I bet your sales targets were down on sunny day's? :lol::lol:


----------



## Alex_225 (Feb 7, 2008)

It would seem that like anything if you're ultra careful it'll be ok but its risky.

When I used one I used to swipe then wipe the blade then swipe again, never did any hard. Could see how it would though and since getting a drying towel it natually became redundant! lol


----------



## notsosmall (Sep 13, 2008)

dixon75 said:


> It really depends how fussy you are, if its in the slightest bit windy when you dry your car, there is a very strong chance of trapping, dust and grit between the blade and the suface of your paint.. most people probably wouldnt notice but OCD sufferers will (like me :buffer


If it scratched my paint work i would know about it trust me, i'm always careful with it and know the risks, dont get me wrong there not the best thinks ever designed and in the wrong situation/hand will cause damage.

I think its like any tool used correctly and with care it will do the job.

My wee moto:- "A Poor tradesman always blames his tools"

So dont blame the blade blame the user


----------



## Slick 77 (Jun 19, 2007)

I used to have one, now use it in the shower to clean the tiles and base!


----------



## Avanti (Jan 17, 2006)

notsosmall said:


> If it scratched my paint work i would know about it trust me, i'm always careful with it and know the risks, dont get me wrong there not the best thinks ever designed and in the wrong situation/hand will cause damage.
> 
> I think its like any tool used correctly and with care it will do the job.
> 
> ...


Exactly, you don't apply any (or much pressure ) on the body, the excess water provides lubrication and just one pass on each panel and that is all that is needed, the rest of the excess water is easily removed with just one costco microfibre cloth.


----------



## Modmedia (Jul 25, 2008)

Clark said:


> I wouldnt even put one near glass!


Isn't that what your wipers do..?  :tumbleweed:


----------



## beany_bot (Oct 6, 2008)

dixon75 said:


> It really depends how fussy you are, if its in the slightest bit windy when you dry your car, there is a very strong chance of trapping, dust and grit between the blade and the suface of your paint.. most people probably wouldnt notice but OCD sufferers will (like me :buffer


Surely in that case you can just as easily say

"It really depends how fussy you are, if its in the slightest bit windy when you dry your car, there is a very strong chance of trapping, dust and grit between the *MICROFIBRE TOWEL* and the suface of your paint.. most people probably wouldnt notice but OCD sufferers will"


----------



## Dixondmn (Oct 12, 2007)

beany_bot said:


> Surely in that case you can just as easily say
> 
> "It really depends how fussy you are, if its in the slightest bit windy when you dry your car, there is a very strong chance of trapping, dust and grit between the *MICROFIBRE TOWEL* and the suface of your paint.. most people probably wouldnt notice but OCD sufferers will"
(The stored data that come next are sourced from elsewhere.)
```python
class PinnedBuffer:

    def __init__(self, count: int, dtype):
        self.lib = load()
        self.nbytes = max(int(count), 1) * np.dtype(dtype).itemsize
        self.ptr = self.lib.rdf_host_alloc(self.nbytes)
        if not self.ptr:
            raise RdfError(f"rdf_host_alloc({self.nbytes}) failed")
        self.array = np.ctypeslib.as_array((ctypes.c_uint8 * self.nbytes).from_address(self.ptr)).view(dtype)

    def __del__(self):
        if getattr(self, "ptr", None):
# ... 414 lines not shown
        out = np.empty_like(a)
        n_out, ok = ctypes.c_uint64(), ctypes.c_uint32()
        rc = self._test_fn("rdf_test_radix")(self.ptr, op, a.ctypes.data, a.shape[0], lo, hi, hmask, out.ctypes.data,
                                     ctypes.byref(n_out), ctypes.byref(ok))
        self.test_canaries_ok = bool(ok.value)
        self._check(rc, "rdf_test_radix")
        return out[: n_out.value], bool(ok.value)

    def test_radix_segments(self, src, counts, bases=None, stride=0, w0=0, bits=64, bump=None):
        a = np.ascontiguousarray(src, dtype=np.uint64)
        cnt = np.ascontiguousarray(counts, dtype=np.uint64)
        base = None if bases is None else np.ascontiguousarray(bases, dtype=np.uint64)
        assert base is None or base.shape == cnt.shape
        out = np.empty(max(int(cnt.sum()), 1), np.uint64)
        bseg, bdig, bdelta = bump if bump else (0, 0, 0)
        n_out, ok = ctypes.c_uint64(), ctypes.c_uint32()
        rc = self._test_fn("rdf_test_radix_segments")(
            self.ptr, a.ctypes.data, a.shape[0], None if base is None else base.ctypes.data, stride, cnt.ctypes.data,
            cnt.shape[0], w0, bits, bdelta, bseg, bdig, out.ctypes.data, ctypes.byref(n_out), ctypes.byref(ok))
        self.test_canaries_ok = bool(ok.value)
        self._check(rc, "rdf_test_radix_segments")
        return out[: n_out.value], bool(ok.value)

    def test_paths(self) -> dict:
        r = PathReport()
        self._check(self._test_fn("rdf_test_paths")(self.ptr, ctypes.byref(r)), "rdf_test_paths")
        d = _struct_dict(r)
        d["k1_form"], d["k2_form"], d["k3_form"] = K1_FORMS[r.k1_form], K2_FORMS[r.k2_form], K3_FORMS[r.k3_form]
        for name in ("dense_on", "light_stage", "light_hiocc", "light_ordered", "light_side", "light_two_pass", "sig_on",
                     "piv2_on", "k3_hist"):
            d[name] = bool(d[name])
        return d

    def test_fc_trace(self, on: bool = True):
        self._check(self._test_fn("rdf_test_fc_trace")(self.ptr, int(on)), "rdf_test_fc_trace")

    def test_fc_report(self) -> dict:
        r = FcReport()
        self._check(self._test_fn("rdf_test_fc_report")(self.ptr, ctypes.byref(r)), "rdf_test_fc_report")
        d = _struct_dict(r)
        d["k1_form"], d["k2_form"], d["traced"] = K1_FORMS[r.k1_form], K2_FORMS[r.k2_form], bool(r.traced)
        return d

    def test_copy_frequent_unary(self):
        U, n3 = ctypes.c_uint64(), (ctypes.c_uint64 * 3)()
        fn = self._test_fn("rdf_test_copy_frequent_unary")
# ... 257 lines not shown
```

rdfind_amd/csrc/rdfind_hip.hip:

```cpp
#include <algorithm>
#include <cstdio>
#include <cstring>
#include <cstdlib>
#include <string>
#include <chrono>
#include <vector>
#include <utility>
#include <initializer_list>
#include <unordered_map>

#include "../../include/rdfind_hip.h"
#include "test_abi.h"
#include "primitives.hpp"
#include "radix_host.hpp"
#include "kernels.inl"
#include "switches.hpp"

using namespace rdf;

#define RDF_VERSION "rdfind_amd 0.1 (gfx950)"

#define RDF_CTX_BUFFERS(B) \
     \
    B(INPUT, scal) \
// ... 38 lines not shown
     \
     \
     \
     \
     \
    B(RUN, chk_rows) B(RUN, chk_ex) B(RUN, chk_cand) B(RUN, chk_keys) B(RUN, chk_keys_tmp) B(RUN, chk_flag) B(RUN, chk_pos) \
    B(RUN, chk_ucap) B(RUN, chk_side) B(RUN, chk_cnt) B(RUN, chk_inb) B(RUN, chk_tab) B(RUN, chk_w) B(RUN, chk_woff) \
    B(RUN, chk_rec) B(RUN, chk_rec_tmp) B(RUN, chk_qval) B(RUN, chk_qoff) B(RUN, chk_nit) B(RUN, chk_ioff) \
    B(RUN, chk_viol) B(RUN, chk_vpre) B(RUN, chk_scal) \
     \
    B(RUN, frank) B(RUN, fval) B(RUN, fext) \
    B(RUN, cnt) B(SPARE_FC, tkeys) B(RUN, tcnt) B(RUN, bkeys) B(RUN, bkeys_tmp) B(RUN, lkeys) B(RUN, lvals) B(RUN, flags) \
    B(RUN, pos) \
     \
    B(RUN, uhist) B(SPARE_FC, urecs) B(RUN, usl) B(RUN, cntg) B(RUN, fstage) B(RUN, bfreq) B(RUN, boff) B(RUN, fbits) \
    B(SPARE_FC, brkeys) \
     \
    B(SPARE_FC, brkeys2) B(RUN, bstart2) \
     \
     \
    B(RUN, arcnt) B(RUN, ar_bits) B(RUN, ar_rules) B(RUN, arref) \
     \
    B(SPARE_GROUPS, rec) B(SPARE_GROUPS, rec_tmp) B(RUN, support) B(RUN, fidx) B(RUN, fcap) B(RUN, info) \
    B(SPARE_GROUPS, fk) B(SPARE_GROUPS, fk_tmp) B(RUN, fpos) B(RUN, cstart) B(RUN, skip) B(RUN, gflag) B(RUN, gexcl) \
    B(RUN, goff) B(RUN, gcap) B(RUN, gmap) B(RUN, csup) B(RUN, doff) B(RUN, dcur) B(RUN, dgrp) \
    B(RUN, hist) B(RUN, heavy_list) B(RUN, hbit) B(RUN, bcomp) B(RUN, bkeyc) B(RUN, pcnt) B(RUN, poff) B(RUN, pcur) \
    B(RUN, plist) \
     \
     \
    B(RUN, jhist) B(RUN, rsup) B(RUN, offp) B(RUN, jbh) B(RUN, lsup) \
     \
     \
     \
    B(SPARE_GROUPS, rstore) B(RUN, jrmap) B(RUN, ecache) \
     \
    B(RUN, ukey) B(RUN, utab) B(RUN, urep) B(RUN, ucnt) B(RUN, unoff) B(RUN, uebin) B(RUN, umem) \
     \
    B(RUN, hot) B(RUN, hotc) \
     \
    B(RUN, pivot) B(RUN, nchl) B(RUN, nchh) B(RUN, choffl) B(RUN, choffh) B(RUN, epairs) B(RUN, epairs_tmp) B(RUN, eoff) \
    B(RUN, hcounts) B(RUN, hoff) B(RUN, hbits) B(RUN, cbits) B(RUN, hown) B(RUN, cown) B(RUN, sbase) B(RUN, dcls) \
    B(RUN, crep) B(RUN, out) B(RUN, stage_rows) \
     \
    B(INPUT, dheap) B(INPUT, dtoff) B(RUN, cslen) B(RUN, csoff) B(RUN, cstr) B(RUN, flen) B(RUN, floff) B(RUN, fbuf) \
     \
    B(RUN, drows) B(RUN, ppart) \
     \
// ... 1974 lines not shown
    tend(c, RDF_T_EMIT);
    u64 Je = 0;
    if (n && !onepass) {
        TRY(read_u64(c, overflow, &c->hscal[8]));
        if (c->hscal[8])
            return fail(c, RDF_ERR_LIMIT, "K3: a block emitted more records than its scanned region (records past it "
                                          "were not written)");
    }
    if (reuse) {
        Je = c->ecache_je[slot];
    } else {
        if (je_early == ~0ull) {
            TRY(read_scalars(c, onepass ? 4 : 1));
            je_early = c->hscal[0];
            if (onepass && n && c->hscal[3] >= je_early) c->J_emit += c->hscal[3] - je_early;
        }
        Je = je_early;
        if (cache > 0) c->ecache_je[slot] = Je;
    }
    if (Je > slot_cap) return fail(c, RDF_ERR_LIMIT, "K3 emitted more records than the join range was sized for");
    return g_sort_support(c, ebuf, c->rec_tmp.as<u64>(), Je, sup, Jout, nullptr);
}

static rdf_status g_fresh_bounds(rdf_ctx* c, const u64* keys, u64 J) {
    hipStream_t st = c->stream;
    HIP_TRY(c, hipMemsetAsync(c->cstart.p, 0xff, (c->ncap + 1) * 4, st));
    hipLaunchKernelGGL(k_fresh_bounds, dim3(grid_for(J + 1, RDF_BLOCK, kGrid)), dim3(RDF_BLOCK), 0, st, keys, J, c->ncap,
                       c->joinbits, c->flags.as<u32>(), c->cstart.as<u32>());
    hipLaunchKernelGGL(k_cstart_fix, dim3(grid_for(c->ncap + 1, RDF_BLOCK, kGrid)), dim3(RDF_BLOCK), 0, st, keys, J, c->ncap,
                       c->joinbits, c->cstart.as<u32>());
    return RDF_OK;
}

static rdf_status g_sort_support(rdf_ctx* c, u64* keys, u64* tmp, u64 Je, u32* sup, u64* Jout, u64* keep_out) {
    hipStream_t st = c->stream;
    const int capbits = c->capbits, joinbits = c->joinbits;
    c->J_emit += Je;
    u64 J = 0;
    tbegin(c, RDF_T_SORT);
    HIP_TRY(c, radix_sort_u64_drop(c->ws, keys, tmp, Je, capbits + joinbits, (u32*)dscal(c, 1), &J, st));
    if (keep_out && keys != keep_out) {
        if (J) HIP_TRY(c, hipMemcpyAsync(keep_out, keys, J * 8, hipMemcpyDeviceToDevice, st));
        keys = keep_out;
    }
    tend(c, RDF_T_SORT);
    c->sort_passes_records += Je + (u64)(radix_sort_passes(capbits + joinbits) - 1) * J;
    return g_support_sorted(c, keys, J, sup, Jout);
}

static rdf_status g_support_sorted(rdf_ctx* c, u64* keys, u64 J, u32* sup, u64* Jout) {
    hipStream_t st = c->stream;
    const u64 ncap = c->ncap;
    *Jout = J;
    c->rec_sorted = keys;
    ENSURE(c, flags, std::max<u64>(J, 1) * 4);
    ENSURE(c, fpos, (J + 1) * 4);
    ENSURE(c, cstart, (ncap + 1) * 4);
    tbegin(c, RDF_T_SUPPORT);
    TRY(g_fresh_bounds(c, keys, J));
    HIP_TRY(c, exclusive_scan_u32(c->ws, c->flags.as<u32>(), c->fpos.as<u32>(), J, c->fpos.as<u32>() + J, st));
    if (ncap)
        hipLaunchKernelGGL(k_run_support, dim3(grid_for(ncap, RDF_BLOCK, kGrid)), dim3(RDF_BLOCK), 0, st, c->cstart.as<u32>(),
                           ncap, c->fpos.as<u32>(), sup);
    tend(c, RDF_T_SUPPORT);
    return RDF_OK;
}

static rdf_status g_emit_sort_support(rdf_ctx* c, int proj) {
    TRY(g_record_bits(c));
    HIP_TRY(c, hipEventRecord(c->ev[2], c->stream));
    c->J_emit = 0;
    c->sort_passes_records = 0;
    ENSURE(c, support, std::max<u64>(c->ncap, 1) * 4);
    u64 J = 0;
    TRY(g_emit_range(c, proj, shard_sel(c), 9 * c->n, c->support.as<u32>(), &J));
    c->J = J;
    return RDF_OK;
}

static rdf_status g_compact_captures(rdf_ctx* c) {
    hipStream_t st = c->stream;
    const u32 V = c->V ? c->V : 1;
    const u64 ncap = c->ncap;
    ENSURE(c, flags, std::max<u64>(ncap, 1) * 4);
    ENSURE(c, fidx, (ncap + 1) * 4);
    hipLaunchKernelGGL(k_support_flags, dim3(grid_for(ncap, RDF_BLOCK, kGrid)), dim3(RDF_BLOCK), 0, st,
                       c->support.as<u32>(), ncap, c->ms, c->flags.as<u32>());
    HIP_TRY(c, exclusive_scan_u32(c->ws, c->flags.as<u32>(), c->fidx.as<u32>(), ncap, c->fidx.as<u32>() + ncap, st));
    u32 C = 0, Cu = 0;
    {
        u64 v[2];
        TRY(read_multi(c, {{c->fidx.as<u32>() + ncap, 4}, {c->fidx.as<u32>() + 2ull * c->U, 4}}, v));
        C = (u32)v[0];
        Cu = (u32)v[1];
    }
    c->C = C;
    c->Cu = Cu;
    ENSURE(c, fcap, std::max<u64>(C, 1) * 4);
    ENSURE(c, info, std::max<u64>(C, 1) * sizeof(CapInfo));
    hipLaunchKernelGGL(k_compact_captures, dim3(grid_for(ncap, RDF_BLOCK, kGrid)), dim3(RDF_BLOCK), 0, st,
                       c->support.as<u32>(), c->fidx.as<u32>(), ncap, c->ms, c->fcap.as<u32>(), c->info.as<CapInfo>());
    ENSURE(c, fext, std::max<u64>(C, 1) * 4);
    if (C)
        hipLaunchKernelGGL(k_external_ids, dim3(grid_for(C, RDF_BLOCK, kGrid)), dim3(RDF_BLOCK), 0, st, c->fcap.as<u32>(), C,
                           2u * c->U, V, c->fval.as<u32>(), c->Us, c->Up, c->fext.as<u32>());
    return RDF_OK;
}
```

agreed, but the fibres on a *MICROFIBRE TOWEL* help lift the dirt away from the surface rather than force dirt agains it, which is pretty much the selling point of MF towels

It's just a point of view, if people want to use a blade and risk damage then its up to them, I dont really care, but mines been sat on a shelf for the past 5 years


----------



## wyliss (Feb 9, 2007)

RJC said:


> Anyone got an opinion on silicone water blades i.e. 'Autoglym Hi Tech Flexi Water Blade'???
> 
> Cheers,
> 
> Rob


Blade.........:doublesho:doublesho:doublesho
Get yourself a drying towel !!


----------



## beany_bot (Oct 6, 2008)

dixon75 said:


> agreed, but the fibres on a *MICROFIBRE TOWEL* help lift the dirt away from the surface rather than force dirt agains it, which is pretty much the selling point of MF towels
> 
> It's just a point of view, if people want to use a blade and risk damage then its up to them, I dont really care, but mines been sat on a shelf for the past 5 years


I see what you are saying (i wouldnt use a blade) and i like carring correctly for my car but i will tell you i think there are two MAJOR myths about detailing.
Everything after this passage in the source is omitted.